** LISTED ENTRIES follows **

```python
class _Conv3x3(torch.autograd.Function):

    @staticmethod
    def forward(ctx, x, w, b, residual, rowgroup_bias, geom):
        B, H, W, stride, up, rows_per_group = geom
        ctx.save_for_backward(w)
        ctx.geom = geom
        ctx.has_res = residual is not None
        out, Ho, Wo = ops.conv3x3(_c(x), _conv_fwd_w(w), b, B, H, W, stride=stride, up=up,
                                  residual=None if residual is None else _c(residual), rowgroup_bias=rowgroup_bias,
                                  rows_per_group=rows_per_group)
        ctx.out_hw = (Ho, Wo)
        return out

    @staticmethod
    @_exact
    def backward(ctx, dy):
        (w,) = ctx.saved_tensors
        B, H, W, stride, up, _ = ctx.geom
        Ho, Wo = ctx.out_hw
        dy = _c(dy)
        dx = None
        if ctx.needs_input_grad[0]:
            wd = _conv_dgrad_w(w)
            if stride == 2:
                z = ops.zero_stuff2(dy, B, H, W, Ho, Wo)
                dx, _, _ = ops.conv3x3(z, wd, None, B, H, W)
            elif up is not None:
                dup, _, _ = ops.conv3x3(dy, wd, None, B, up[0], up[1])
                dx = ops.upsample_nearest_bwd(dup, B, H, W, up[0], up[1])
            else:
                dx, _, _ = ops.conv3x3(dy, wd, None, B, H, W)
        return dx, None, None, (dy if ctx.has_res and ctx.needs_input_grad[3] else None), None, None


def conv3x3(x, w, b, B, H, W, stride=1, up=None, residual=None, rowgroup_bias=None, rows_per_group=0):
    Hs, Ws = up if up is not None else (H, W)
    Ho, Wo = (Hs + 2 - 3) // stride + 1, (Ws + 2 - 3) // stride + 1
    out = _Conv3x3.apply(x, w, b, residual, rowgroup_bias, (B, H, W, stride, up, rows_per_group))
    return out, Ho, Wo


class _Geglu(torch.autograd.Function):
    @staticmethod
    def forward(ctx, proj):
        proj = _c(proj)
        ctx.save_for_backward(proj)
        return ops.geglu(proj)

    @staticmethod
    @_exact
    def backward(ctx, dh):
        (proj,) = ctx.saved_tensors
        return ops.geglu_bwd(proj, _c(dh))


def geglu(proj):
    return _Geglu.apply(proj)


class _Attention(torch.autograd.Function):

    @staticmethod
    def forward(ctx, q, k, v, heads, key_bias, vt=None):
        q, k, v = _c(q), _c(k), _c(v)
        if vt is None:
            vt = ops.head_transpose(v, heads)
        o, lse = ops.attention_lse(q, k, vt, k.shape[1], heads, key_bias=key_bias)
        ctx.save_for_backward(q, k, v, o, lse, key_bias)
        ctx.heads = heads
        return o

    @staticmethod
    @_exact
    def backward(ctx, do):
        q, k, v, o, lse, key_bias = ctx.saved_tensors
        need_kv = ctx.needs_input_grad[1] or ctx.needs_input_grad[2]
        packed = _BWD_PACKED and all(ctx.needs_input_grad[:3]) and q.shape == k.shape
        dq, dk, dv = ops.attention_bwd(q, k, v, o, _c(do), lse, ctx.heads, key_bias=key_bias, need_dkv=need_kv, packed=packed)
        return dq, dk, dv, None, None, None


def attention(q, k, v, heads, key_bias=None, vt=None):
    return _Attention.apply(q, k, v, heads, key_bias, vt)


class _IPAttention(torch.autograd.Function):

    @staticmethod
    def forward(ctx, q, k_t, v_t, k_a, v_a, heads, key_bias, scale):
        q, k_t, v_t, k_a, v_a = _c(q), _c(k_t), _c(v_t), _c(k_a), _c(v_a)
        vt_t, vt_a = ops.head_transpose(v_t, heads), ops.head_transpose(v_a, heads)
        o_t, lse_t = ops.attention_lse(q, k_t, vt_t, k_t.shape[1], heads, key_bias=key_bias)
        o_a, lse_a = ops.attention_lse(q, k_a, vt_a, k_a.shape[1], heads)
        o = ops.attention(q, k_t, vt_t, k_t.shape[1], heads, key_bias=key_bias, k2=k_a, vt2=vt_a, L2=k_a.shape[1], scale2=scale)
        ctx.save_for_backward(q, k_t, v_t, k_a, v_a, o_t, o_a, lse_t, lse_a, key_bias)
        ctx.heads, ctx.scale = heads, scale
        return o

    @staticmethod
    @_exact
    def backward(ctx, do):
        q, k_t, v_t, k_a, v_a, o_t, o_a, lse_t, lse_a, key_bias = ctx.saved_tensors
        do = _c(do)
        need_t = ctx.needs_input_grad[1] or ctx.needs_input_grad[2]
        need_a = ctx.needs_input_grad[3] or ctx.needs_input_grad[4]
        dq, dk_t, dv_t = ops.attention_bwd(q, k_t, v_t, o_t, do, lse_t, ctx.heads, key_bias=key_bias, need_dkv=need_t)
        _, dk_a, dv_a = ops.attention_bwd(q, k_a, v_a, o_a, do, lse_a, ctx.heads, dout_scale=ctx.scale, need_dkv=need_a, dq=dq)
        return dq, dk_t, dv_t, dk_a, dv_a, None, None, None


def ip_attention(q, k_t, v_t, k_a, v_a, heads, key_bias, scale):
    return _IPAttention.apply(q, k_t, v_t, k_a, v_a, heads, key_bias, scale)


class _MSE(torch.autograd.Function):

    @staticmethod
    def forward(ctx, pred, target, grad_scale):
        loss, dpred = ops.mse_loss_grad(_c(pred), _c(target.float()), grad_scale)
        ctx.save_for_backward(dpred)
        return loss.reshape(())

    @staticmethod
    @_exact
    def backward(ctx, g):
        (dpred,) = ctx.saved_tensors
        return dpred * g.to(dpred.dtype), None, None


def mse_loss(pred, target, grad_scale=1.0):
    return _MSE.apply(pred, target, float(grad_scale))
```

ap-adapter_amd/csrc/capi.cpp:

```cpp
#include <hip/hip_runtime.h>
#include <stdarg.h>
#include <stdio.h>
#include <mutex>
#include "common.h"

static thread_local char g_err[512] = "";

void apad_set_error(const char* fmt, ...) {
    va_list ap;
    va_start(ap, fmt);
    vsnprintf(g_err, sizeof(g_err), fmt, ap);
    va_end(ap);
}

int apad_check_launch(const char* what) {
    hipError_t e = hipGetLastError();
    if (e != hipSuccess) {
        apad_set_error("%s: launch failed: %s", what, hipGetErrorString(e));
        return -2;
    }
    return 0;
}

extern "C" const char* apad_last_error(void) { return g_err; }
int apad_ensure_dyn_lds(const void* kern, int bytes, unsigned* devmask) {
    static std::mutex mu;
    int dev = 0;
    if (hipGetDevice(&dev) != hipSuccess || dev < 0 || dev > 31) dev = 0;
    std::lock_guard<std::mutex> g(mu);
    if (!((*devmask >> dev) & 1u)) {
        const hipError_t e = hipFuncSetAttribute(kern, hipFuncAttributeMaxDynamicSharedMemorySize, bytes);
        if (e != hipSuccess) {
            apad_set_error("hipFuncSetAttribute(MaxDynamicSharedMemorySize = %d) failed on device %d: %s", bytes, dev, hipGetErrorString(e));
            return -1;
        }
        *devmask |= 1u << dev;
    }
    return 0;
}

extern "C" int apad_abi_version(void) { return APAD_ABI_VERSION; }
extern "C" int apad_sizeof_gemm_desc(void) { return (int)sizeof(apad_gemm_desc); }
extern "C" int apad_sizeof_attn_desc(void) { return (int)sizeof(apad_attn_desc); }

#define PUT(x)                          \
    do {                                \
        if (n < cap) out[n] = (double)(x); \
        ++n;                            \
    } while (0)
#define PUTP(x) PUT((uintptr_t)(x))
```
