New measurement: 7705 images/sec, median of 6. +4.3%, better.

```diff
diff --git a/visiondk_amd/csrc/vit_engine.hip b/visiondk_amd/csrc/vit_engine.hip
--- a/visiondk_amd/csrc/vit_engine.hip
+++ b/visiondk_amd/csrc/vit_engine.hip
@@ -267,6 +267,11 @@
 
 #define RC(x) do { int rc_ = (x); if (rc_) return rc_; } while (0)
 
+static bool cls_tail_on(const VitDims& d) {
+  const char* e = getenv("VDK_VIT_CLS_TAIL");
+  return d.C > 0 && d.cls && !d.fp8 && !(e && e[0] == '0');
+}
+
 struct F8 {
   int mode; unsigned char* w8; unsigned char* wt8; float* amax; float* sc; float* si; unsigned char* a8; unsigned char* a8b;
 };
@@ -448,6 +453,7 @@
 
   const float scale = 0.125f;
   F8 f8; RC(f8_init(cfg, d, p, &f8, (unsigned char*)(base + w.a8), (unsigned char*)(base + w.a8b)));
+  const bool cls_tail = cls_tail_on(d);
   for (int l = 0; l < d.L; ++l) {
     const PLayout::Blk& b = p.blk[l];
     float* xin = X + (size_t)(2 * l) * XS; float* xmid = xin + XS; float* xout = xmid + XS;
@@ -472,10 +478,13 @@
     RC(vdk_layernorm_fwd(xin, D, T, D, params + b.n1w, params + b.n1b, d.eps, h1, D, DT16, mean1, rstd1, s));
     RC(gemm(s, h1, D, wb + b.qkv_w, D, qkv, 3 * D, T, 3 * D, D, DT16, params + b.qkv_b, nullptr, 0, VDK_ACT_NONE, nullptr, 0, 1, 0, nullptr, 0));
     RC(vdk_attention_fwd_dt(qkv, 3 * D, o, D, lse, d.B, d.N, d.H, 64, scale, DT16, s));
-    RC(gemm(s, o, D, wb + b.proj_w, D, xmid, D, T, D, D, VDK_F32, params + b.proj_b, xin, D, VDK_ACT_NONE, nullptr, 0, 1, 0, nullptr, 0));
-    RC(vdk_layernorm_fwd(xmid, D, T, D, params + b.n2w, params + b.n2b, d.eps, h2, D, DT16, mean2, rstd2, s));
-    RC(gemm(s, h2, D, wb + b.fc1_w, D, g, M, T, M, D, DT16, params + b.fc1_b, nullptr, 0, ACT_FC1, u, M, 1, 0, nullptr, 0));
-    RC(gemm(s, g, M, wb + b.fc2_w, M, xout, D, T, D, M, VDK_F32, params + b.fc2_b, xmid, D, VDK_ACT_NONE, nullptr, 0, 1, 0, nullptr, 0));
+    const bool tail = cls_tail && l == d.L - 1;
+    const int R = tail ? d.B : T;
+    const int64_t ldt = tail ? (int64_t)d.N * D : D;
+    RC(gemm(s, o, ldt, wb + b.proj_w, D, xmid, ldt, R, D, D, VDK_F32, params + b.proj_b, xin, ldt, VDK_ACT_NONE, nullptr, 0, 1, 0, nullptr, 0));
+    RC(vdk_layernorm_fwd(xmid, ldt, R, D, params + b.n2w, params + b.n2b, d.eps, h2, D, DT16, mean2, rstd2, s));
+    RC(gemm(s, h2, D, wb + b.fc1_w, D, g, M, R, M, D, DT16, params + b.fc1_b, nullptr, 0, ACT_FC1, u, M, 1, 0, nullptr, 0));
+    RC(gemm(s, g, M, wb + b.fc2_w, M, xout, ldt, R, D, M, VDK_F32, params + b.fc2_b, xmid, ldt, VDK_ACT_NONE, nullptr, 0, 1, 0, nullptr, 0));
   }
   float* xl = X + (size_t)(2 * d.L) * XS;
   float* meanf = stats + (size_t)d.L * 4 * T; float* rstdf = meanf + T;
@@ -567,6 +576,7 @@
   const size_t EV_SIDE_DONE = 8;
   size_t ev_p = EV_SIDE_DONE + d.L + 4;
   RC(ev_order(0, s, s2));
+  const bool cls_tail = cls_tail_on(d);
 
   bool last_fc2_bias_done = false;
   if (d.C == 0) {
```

** End of LISTED ENTRIES **

**WHAT THE TASK REQUIRES:** Select every line of the material above holding the word "bool" and copy it.

**TASK RESPONSE:**
+static bool cls_tail_on(const VitDims& d) {
+  const bool cls_tail = cls_tail_on(d);
+    const bool tail = cls_tail && l == d.L - 1;
+  const bool cls_tail = cls_tail_on(d);
   bool last_fc2_bias_done = false;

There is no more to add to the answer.